____ GIVEN DATA
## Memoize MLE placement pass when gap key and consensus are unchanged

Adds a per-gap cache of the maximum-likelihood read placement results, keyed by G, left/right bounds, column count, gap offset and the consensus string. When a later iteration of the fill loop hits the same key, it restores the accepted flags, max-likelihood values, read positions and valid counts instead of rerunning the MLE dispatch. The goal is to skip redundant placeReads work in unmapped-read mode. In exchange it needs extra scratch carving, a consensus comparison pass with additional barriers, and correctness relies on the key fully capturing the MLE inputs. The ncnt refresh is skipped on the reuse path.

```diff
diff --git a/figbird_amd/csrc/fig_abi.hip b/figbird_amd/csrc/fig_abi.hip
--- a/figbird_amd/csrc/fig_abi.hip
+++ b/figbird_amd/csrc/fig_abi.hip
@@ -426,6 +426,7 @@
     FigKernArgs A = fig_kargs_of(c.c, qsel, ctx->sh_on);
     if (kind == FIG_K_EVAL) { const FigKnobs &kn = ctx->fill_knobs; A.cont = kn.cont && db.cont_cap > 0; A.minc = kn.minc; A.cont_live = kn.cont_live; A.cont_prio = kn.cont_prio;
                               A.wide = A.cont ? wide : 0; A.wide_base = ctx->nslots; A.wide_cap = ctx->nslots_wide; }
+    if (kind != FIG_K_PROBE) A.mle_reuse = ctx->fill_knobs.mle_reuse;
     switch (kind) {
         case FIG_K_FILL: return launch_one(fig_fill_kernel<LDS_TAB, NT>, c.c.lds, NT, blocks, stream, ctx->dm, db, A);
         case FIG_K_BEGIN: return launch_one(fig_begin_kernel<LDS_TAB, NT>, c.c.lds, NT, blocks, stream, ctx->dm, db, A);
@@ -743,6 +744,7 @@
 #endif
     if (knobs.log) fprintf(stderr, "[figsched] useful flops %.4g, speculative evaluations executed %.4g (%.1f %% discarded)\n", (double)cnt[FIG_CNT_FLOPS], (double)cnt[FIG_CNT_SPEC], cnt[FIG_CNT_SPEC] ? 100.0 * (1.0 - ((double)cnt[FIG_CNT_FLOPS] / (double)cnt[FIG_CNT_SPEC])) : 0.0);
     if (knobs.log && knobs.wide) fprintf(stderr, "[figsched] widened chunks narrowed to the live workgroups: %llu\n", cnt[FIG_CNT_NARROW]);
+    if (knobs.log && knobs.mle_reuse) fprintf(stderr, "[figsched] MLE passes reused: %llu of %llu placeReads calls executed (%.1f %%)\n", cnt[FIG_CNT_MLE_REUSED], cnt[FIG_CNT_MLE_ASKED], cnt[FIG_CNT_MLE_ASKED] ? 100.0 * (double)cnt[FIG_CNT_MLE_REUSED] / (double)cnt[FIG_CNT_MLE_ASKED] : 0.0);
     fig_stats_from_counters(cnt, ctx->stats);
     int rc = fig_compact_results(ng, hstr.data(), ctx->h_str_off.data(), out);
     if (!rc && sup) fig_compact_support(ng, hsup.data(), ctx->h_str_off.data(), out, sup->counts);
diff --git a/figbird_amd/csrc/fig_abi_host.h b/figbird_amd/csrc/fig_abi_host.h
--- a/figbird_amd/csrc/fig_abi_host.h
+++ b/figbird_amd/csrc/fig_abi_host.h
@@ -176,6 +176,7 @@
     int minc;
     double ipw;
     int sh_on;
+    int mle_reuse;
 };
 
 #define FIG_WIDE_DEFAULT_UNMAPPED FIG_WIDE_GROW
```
________
____ GIVEN DATA
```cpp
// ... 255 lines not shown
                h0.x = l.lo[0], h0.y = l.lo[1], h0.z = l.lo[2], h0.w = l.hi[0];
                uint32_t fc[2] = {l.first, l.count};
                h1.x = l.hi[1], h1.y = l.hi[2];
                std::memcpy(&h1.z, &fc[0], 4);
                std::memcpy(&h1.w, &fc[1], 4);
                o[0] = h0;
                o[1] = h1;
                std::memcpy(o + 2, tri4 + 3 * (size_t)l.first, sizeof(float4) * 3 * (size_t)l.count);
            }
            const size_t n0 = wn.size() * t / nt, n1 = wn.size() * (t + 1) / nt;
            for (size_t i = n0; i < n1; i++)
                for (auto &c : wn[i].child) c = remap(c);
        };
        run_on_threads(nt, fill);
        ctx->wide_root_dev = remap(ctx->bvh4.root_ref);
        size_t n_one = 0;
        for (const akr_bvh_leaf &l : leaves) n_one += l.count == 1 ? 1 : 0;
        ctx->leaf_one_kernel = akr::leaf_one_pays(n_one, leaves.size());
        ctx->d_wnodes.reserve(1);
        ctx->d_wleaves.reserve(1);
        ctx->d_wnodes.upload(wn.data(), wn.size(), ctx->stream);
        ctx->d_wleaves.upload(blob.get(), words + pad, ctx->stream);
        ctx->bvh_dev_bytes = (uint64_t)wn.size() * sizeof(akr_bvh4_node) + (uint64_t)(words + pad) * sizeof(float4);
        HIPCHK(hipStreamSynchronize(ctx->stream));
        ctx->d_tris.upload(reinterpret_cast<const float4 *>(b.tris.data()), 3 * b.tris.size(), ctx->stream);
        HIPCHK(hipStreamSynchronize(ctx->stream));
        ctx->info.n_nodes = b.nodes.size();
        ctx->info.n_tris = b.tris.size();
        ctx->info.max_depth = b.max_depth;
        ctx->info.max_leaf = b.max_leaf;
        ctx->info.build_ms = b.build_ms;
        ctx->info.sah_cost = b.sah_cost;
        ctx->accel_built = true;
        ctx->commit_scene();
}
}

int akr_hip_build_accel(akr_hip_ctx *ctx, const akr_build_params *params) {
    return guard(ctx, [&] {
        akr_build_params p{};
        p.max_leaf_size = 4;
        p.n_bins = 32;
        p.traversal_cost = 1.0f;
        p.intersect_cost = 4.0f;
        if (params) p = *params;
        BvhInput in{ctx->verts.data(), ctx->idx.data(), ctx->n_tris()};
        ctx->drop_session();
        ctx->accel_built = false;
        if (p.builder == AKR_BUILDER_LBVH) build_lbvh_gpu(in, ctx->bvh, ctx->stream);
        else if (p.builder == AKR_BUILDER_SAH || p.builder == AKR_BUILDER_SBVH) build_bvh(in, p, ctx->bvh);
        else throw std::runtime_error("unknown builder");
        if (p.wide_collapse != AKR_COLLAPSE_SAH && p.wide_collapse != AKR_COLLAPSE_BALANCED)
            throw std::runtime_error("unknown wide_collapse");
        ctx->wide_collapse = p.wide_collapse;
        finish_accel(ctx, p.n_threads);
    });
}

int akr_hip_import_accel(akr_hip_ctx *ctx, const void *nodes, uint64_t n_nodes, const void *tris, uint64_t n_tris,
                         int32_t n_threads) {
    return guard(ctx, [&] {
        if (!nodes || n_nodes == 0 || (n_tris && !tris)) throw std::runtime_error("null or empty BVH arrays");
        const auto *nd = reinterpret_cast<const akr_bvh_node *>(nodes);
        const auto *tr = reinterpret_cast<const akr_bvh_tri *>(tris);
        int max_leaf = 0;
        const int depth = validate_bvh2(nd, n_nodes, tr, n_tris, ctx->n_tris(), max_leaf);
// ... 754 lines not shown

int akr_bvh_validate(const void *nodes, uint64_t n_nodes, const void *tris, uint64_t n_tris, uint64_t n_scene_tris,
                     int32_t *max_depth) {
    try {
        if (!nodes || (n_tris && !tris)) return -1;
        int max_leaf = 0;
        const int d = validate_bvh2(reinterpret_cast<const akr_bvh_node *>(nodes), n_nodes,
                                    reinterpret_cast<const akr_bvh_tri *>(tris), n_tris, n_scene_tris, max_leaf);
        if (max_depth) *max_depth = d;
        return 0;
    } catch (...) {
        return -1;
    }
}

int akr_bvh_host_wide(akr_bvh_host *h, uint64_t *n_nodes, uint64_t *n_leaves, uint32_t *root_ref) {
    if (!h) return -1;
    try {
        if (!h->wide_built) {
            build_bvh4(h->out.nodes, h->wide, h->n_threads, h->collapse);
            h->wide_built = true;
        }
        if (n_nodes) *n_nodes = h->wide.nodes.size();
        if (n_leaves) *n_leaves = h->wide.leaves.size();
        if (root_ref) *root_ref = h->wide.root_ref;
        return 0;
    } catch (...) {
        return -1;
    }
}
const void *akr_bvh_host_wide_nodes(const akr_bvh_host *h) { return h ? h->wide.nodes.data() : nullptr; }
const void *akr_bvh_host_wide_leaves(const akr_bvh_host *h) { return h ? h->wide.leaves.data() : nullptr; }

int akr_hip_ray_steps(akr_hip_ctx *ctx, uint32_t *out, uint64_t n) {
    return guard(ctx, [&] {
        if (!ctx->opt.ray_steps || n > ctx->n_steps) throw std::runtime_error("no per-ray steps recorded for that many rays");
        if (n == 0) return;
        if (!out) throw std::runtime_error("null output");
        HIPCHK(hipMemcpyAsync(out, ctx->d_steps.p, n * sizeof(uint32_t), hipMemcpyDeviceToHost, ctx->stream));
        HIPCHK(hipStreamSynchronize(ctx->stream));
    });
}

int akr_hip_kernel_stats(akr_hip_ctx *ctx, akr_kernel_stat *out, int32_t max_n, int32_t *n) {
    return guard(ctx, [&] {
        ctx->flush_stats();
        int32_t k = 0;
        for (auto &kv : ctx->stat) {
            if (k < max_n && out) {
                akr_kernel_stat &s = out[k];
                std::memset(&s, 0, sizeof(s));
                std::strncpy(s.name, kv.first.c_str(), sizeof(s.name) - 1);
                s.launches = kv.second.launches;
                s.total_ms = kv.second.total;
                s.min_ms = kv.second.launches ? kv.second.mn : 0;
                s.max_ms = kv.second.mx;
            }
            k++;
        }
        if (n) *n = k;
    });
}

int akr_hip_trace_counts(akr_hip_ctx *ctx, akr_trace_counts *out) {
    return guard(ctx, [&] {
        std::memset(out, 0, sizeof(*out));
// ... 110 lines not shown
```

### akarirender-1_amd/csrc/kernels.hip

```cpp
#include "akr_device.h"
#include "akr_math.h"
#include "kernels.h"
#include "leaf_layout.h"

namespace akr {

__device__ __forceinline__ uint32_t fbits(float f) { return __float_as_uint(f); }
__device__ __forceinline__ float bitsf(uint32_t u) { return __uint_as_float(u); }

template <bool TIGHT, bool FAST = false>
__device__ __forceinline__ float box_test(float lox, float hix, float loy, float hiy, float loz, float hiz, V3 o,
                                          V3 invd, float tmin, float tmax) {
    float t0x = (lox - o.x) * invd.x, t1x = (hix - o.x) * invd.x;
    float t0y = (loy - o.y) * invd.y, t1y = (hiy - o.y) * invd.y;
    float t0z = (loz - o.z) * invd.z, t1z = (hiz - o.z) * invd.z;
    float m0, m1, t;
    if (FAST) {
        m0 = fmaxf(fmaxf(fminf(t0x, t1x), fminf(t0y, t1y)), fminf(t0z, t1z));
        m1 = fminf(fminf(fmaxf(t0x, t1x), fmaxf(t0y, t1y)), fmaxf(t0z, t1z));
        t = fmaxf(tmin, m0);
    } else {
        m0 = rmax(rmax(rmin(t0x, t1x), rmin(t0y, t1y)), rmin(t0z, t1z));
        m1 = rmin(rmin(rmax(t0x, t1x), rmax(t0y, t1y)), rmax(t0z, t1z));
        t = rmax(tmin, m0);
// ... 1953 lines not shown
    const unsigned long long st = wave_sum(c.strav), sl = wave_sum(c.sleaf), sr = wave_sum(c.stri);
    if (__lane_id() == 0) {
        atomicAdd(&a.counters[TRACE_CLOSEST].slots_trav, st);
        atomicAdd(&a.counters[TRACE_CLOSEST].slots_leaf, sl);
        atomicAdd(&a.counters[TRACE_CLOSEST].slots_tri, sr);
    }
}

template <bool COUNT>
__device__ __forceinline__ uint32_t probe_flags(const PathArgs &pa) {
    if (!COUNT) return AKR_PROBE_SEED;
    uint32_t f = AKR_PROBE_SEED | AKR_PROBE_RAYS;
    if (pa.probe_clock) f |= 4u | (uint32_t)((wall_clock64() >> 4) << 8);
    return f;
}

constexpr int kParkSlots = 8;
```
________
§ **WHAT NEEDS TO BE DONE**: The answer must be a single number: the count of lines in the data that contain the word "second".

§ **RESULT**: 4